We can use the transform()
method to predict one hot encoded value using the trained OneHotEncoder
object. The transform()
method takes the array containing the values for which we need to predict encoded values and returns a sparse array. You can convert the sparse array to one-hot encoded array using the toarray()
method as shown below.
from sklearn.preprocessing import OneHotEncoder
import numpy as np
untrained_encoder = OneHotEncoder(handle_unknown='ignore')
cities=np.array(["New York", "Mumbai", "London", "Paris"]).reshape(-1, 1)
print("The training set is:")
print(cities)
trained_encoder=untrained_encoder.fit(cities)
input_values=np.array(["New York", "Mumbai", "London", "London","Mumbai","Paris","New York","London", "London"]).reshape(-1, 1)
output=trained_encoder.transform(input_values).toarray()

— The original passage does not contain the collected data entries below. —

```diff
+  for (int64_t row = blockIdx.x; row < rows; row += gridDim.x) {
+    const unsigned short* dyr = dy + row * cols;
+    const unsigned short* xr = x + row * cols;
+    unsigned short* dxr = dx + row * cols;
+    const float rs = rstd[row];
+    kf_short8 dyv[RN_REG_SLOTS], xv[RN_REG_SLOTS], rv[RN_REG_SLOTS];
+#pragma unroll
+    for (int t = 0; t < RN_REG_SLOTS; ++t) {
+      const int i = threadIdx.x + t * RN_BLOCK;
+      if (i < nvec) {
+        dyv[t] = *reinterpret_cast<const kf_short8*>(dyr + i * RN_VEC);
+        xv[t] = *reinterpret_cast<const kf_short8*>(xr + i * RN_VEC);
+        if (RES)
+          rv[t] = *reinterpret_cast<const kf_short8*>(dres + row * cols +
+                                                      i * RN_VEC);
+      }
+    }
+    float dot = 0.f;
+#pragma unroll
+    for (int t = 0; t < RN_REG_SLOTS; ++t) {
+      if ((int)threadIdx.x + t * RN_BLOCK < nvec) {
+#pragma unroll
+        for (int j = 0; j < RN_VEC; ++j) {
+          float dyf = kf_bf16_to_f32((unsigned short)dyv[t][j]);
+          float xf = kf_bf16_to_f32((unsigned short)xv[t][j]);
+          dot += dyf * wf[t][j] * xf;
+          dwacc[t][j] += dyf * xf * rs;
+        }
+      }
+    }
+    dot = kf_block_reduce(dot, scratch, KfSum{}, 0.f);
+    const float k = rs * rs * rs * dot / (float)cols;
+#pragma unroll
+    for (int t = 0; t < RN_REG_SLOTS; ++t) {
+      const int i = threadIdx.x + t * RN_BLOCK;
+      if (i < nvec) {
+        kf_short8 ov;
+#pragma unroll
+        for (int j = 0; j < RN_VEC; ++j) {
+          float dyf = kf_bf16_to_f32((unsigned short)dyv[t][j]);
+          float xf = kf_bf16_to_f32((unsigned short)xv[t][j]);
+          ov[j] = (short)kf_f32_to_bf16(rs * dyf * wf[t][j] - k * xf);
+          if (RES)
+            ov[j] = (short)kf_f32_to_bf16(
+                kf_bf16_to_f32((unsigned short)ov[j]) +
+                kf_bf16_to_f32((unsigned short)rv[t][j]));
+        }
+        *reinterpret_cast<kf_short8*>(dxr + i * RN_VEC) = ov;
+      }
+    }
+  }
+#pragma unroll
+  for (int t = 0; t < RN_REG_SLOTS; ++t) {
+    const int i = threadIdx.x + t * RN_BLOCK;
+    if (i < nvec) {
+#pragma unroll
+      for (int j = 0; j < RN_VEC; ++j) dw_lds[i * RN_VEC + j] = dwacc[t][j];
+    }
+  }
+  __syncthreads();
   for (int i = threadIdx.x; i < cols; i += RN_BLOCK)
     atomicAdd(&dw_part[i], dw_lds[i]);
 }
@@ -126,10 +227,11 @@
   int grid = (int)(rows < 1024 ? rows : 1024);
   if (grid < 1) grid = 1;
   size_t lds = (cols + RN_BLOCK / KF_WAVE) * sizeof(float);
-  hipLaunchKernelGGL(kf_rmsnorm_bwd_kernel, dim3(grid), dim3(RN_BLOCK), lds,
-                     (hipStream_t)stream, (unsigned short*)dx, dw_acc,
+  hipLaunchKernelGGL(kf_rmsnorm_bwd_kernel<false>, dim3(grid), dim3(RN_BLOCK),
+                     lds, (hipStream_t)stream, (unsigned short*)dx, dw_acc,
                      (const unsigned short*)dy, (const unsigned short*)x,
-                     (const unsigned short*)w, rstd, rows, (int)cols);
+                     (const unsigned short*)w, rstd,
+                     (const unsigned short*)nullptr, rows, (int)cols);
   int err = (int)hipGetLastError();
   if (err) return err;
   hipLaunchKernelGGL(kf_cast_bf16_kernel, dim3(kf_grid_for(cols, 256)),
@@ -137,3 +239,38 @@
                      dw_acc, cols);
   return (int)hipGetLastError();
 }
+
+static bool kf_rmsnorm_bwd_regs() {
+  static int cached = -1;
+  if (cached < 0) {
+    const char* e = getenv("KF_RMSNORM_BWD_REGS");
+    cached = (e && e[0] == '0') ? 0 : 1;
+  }
+  return cached == 1;
+}
+
+KF_EXPORT int kf_rmsnorm_bwd_res(void* dx, void* dw, float* dw_acc,
+                                 const void* dy, const void* x, const void* w,
+                                 const float* rstd, const void* dres,
+                                 int64_t rows, int64_t cols, void* stream) {
+  if (cols % RN_VEC) return (int)hipErrorInvalidValue;
+  int grid = (int)(rows < 1024 ? rows : 1024);
+  if (grid < 1) grid = 1;
+  const bool regs = cols <= RN_REG_COLS && kf_rmsnorm_bwd_regs();
+  size_t lds = (cols + (regs ? 0 : RN_BLOCK / KF_WAVE)) * sizeof(float);
+  auto kernel = regs ? (dres ? kf_rmsnorm_bwd_reg_kernel<true>
+                             : kf_rmsnorm_bwd_reg_kernel<false>)
+                     : (dres ? kf_rmsnorm_bwd_kernel<true>
+                             : kf_rmsnorm_bwd_kernel<false>);
+  hipLaunchKernelGGL(kernel, dim3(grid), dim3(RN_BLOCK), lds,
+                     (hipStream_t)stream, (unsigned short*)dx, dw_acc,
+                     (const unsigned short*)dy, (const unsigned short*)x,
+                     (const unsigned short*)w, rstd,
+                     (const unsigned short*)dres, rows, (int)cols);
+  int err = (int)hipGetLastError();
+  if (err) return err;
+  hipLaunchKernelGGL(kf_cast_bf16_kernel, dim3(kf_grid_for(cols, 256)),
+                     dim3(256), 0, (hipStream_t)stream, (unsigned short*)dw,
+                     dw_acc, cols);
+  return (int)hipGetLastError();
+}
diff --git a/kubeflow_amd/parallel/flat.py b/kubeflow_amd/parallel/flat.py
--- a/kubeflow_amd/parallel/flat.py
+++ b/kubeflow_amd/parallel/flat.py
@@ -51,5 +51,13 @@
                 mask[off:off + n].fill_(1.0)
         return mask
 
+    def build_wd_groups(self, decay_dim_ge: int = 2) -> torch.Tensor:
+        groups = torch.zeros(self.numel // ALIGN, dtype=torch.uint8,
+                             device=self.device)
+        for (off, n), p in zip(self.slices, self.params):
+            if p.dim() >= decay_dim_ge:
+                groups[off // ALIGN:(off + _aligned(n)) // ALIGN].fill_(1)
+        return groups
+
     def state_dict_tensors(self):
         return list(zip(self.names, (self.data[o:o + n] for o, n in self.slices)))
diff --git a/kubeflow_amd/runtime/trainer.py b/kubeflow_amd/runtime/trainer.py
--- a/kubeflow_amd/runtime/trainer.py
+++ b/kubeflow_amd/runtime/trainer.py
@@ -55,6 +55,8 @@
             self.v = torch.zeros_like(self.p32)
             self.wd_mask = (self.flat.build_wd_mask() if cfg.use_wd_mask
                             else None)
+            self.wd_groups = (self.flat.build_wd_groups()
+                              if cfg.use_wd_mask else None)
             self.step_num = 0
             return
         if (zero and dist.is_initialized() and dist.get_world_size() > 1
@@ -72,6 +74,12 @@
                 del full
             else:
                 self.wd_mask = None
+            self.wd_groups = None
+            if cfg.use_wd_mask and self.zero.lo % ops.WD_GROUP == 0:
+                g_lo = self.zero.lo // ops.WD_GROUP
+                g_hi = -(-self.zero.hi // ops.WD_GROUP)
+                self.wd_groups = \
+                    self.flat.build_wd_groups()[g_lo:g_hi].clone()
             self.step_num = 0
             return
         if tp_ctx is not None and dp_group is not None \
@@ -86,6 +94,8 @@
         self.m = torch.zeros_like(self.p32)
         self.v = torch.zeros_like(self.p32)
         self.wd_mask = self.flat.build_wd_mask() if cfg.use_wd_mask else None
+        self.wd_groups = (self.flat.build_wd_groups() if cfg.use_wd_mask
+                          else None)
         self.step_num = 0
 
     def lr_at(self, step: int) -> float:
@@ -123,38 +133,54 @@
             self._clip_and_update()
         return loss.detach()
 
+    def _fused_tail(self, grad: torch.Tensor) -> bool:
+        return (ops.step_tail_enabled() and grad.is_cuda
+                and grad.dtype == torch.bfloat16 and ops.native_available())
+
+    def _update(self, p16, grad, scale, fused: bool):
+        cfg = self.cfg
+        gscale = None
+        if scale is not None:
+            if fused:
+                gscale = scale.to(grad.dtype).float().reshape(1)
+            else:
+                grad.mul_(scale.to(grad.dtype))
+        mask, groups = self.wd_mask, None
+        if fused and self.wd_groups is not None:
+            mask, groups = None, self.wd_groups
+        self.step_num += 1
+        lr = self.lr_at(self.step_num - 1)
+        ops.fused_adamw(p16, self.p32, grad, self.m, self.v, mask, lr,
+                        cfg.beta1, cfg.beta2, cfg.eps, cfg.weight_decay,
+                        self.step_num, wd_groups=groups, gscale=gscale)
+
     def _clip_and_update(self):
         cfg = self.cfg
+        grad = self.flat.grad
+        fused = self._fused_tail(grad)
+        scale = None
         if cfg.grad_clip > 0:
             comm = next((c for c in (self.tp, self.pp, self.ep)
                          if c is not None), None)
             if comm is not None:
                 gnorm = comm.global_grad_norm(self.flat)
-            else:
-                gnorm = torch.linalg.vector_norm(self.flat.grad,
-                                                 dtype=torch.float32)
+            elif fused:
+                gnorm = ops.grad_norm(grad)
+            else:
+                gnorm = torch.linalg.vector_norm(grad, dtype=torch.float32)
             scale = (cfg.grad_clip / (gnorm + 1e-6)).clamp(max=1.0)
-            self.flat.grad.mul_(scale.to(self.flat.grad.dtype))
             self.last_grad_norm = gnorm
-        self.step_num += 1
-        lr = self.lr_at(self.step_num - 1)
-        ops.fused_adamw(self.flat.data, self.p32, self.flat.grad, self.m,
-                        self.v, self.wd_mask, lr, cfg.beta1, cfg.beta2,
-                        cfg.eps, cfg.weight_decay, self.step_num)
+        self._update(self.flat.data, grad, scale, fused)
 
     def _zero_update(self):
         cfg = self.cfg
         gs = self.zero.reduce_scatter_grads()
+        scale = None
         if cfg.grad_clip > 0:
             gnorm = self.zero.global_grad_norm(gs)
             scale = (cfg.grad_clip / (gnorm + 1e-6)).clamp(max=1.0)
-            gs.mul_(scale.to(gs.dtype))
             self.last_grad_norm = gnorm
-        self.step_num += 1
-        lr = self.lr_at(self.step_num - 1)
-        ops.fused_adamw(self.zero.data_shard(), self.p32, gs, self.m,
-                        self.v, self.wd_mask, lr, cfg.beta1, cfg.beta2,
-                        cfg.eps, cfg.weight_decay, self.step_num)
+        self._update(self.zero.data_shard(), gs, scale, self._fused_tail(gs))
         self.zero.all_gather_params()
 
     def state_dict(self) -> dict:
```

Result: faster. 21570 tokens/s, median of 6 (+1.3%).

print("The input values are:")
print(input_values)
print("The output is:")
print(output)
Output:
The training set is:
[['New York']
['Mumbai']
['London']
['Paris']]
The input values are:
[['New York']
['Mumbai']
['London']
['London']
['Mumbai']
['Paris']
['New York']
['London']
['London']]
The output is:
[[0. 0. 1. 0.]
[0. 1. 0. 0.]
[1. 0. 0. 0.]
[1. 0. 0. 0.]
[0. 1. 0. 0.]
[0. 0. 0. 1.]
[0. 0. 1. 0.]
[1. 0. 0. 0.]
[1. 0. 0. 0.]]
In the above example, we have trained an one hot encoder using four values. Then, we passed a list of values to predict the one hot encoded arrays. In the output, you can observe that the arrays are in the same format we discussed in the numerical example.
You can also perform one hot encoding on multiple features using a single OneHotEncoder
object. For this, you can simply pass the 2-D list containing all the rows and columns as input to the fit()
method as shown below.
from sklearn.preprocessing import OneHotEncoder
import numpy as np
untrained_encoder = OneHotEncoder(handle_unknown='ignore')
cities=[[0,"Mumbai"],[1,"London"],[2,"Paris"],[3,"New York"]]
print("The training set is:")
print(cities)
trained_encoder=untrained_encoder.fit(cities)
print(trained_encoder.categories_)
input_values=[[1,"Mumbai"],[2,"New York"]]
output=trained_encoder.transform(input_values).toarray()
print("The input values are:")
print(input_values)
print("The output is:")
print(output)
Output:
The training set is:
[[0, 'Mumbai'], [1, 'London'], [2, 'Paris'], [3, 'New York']]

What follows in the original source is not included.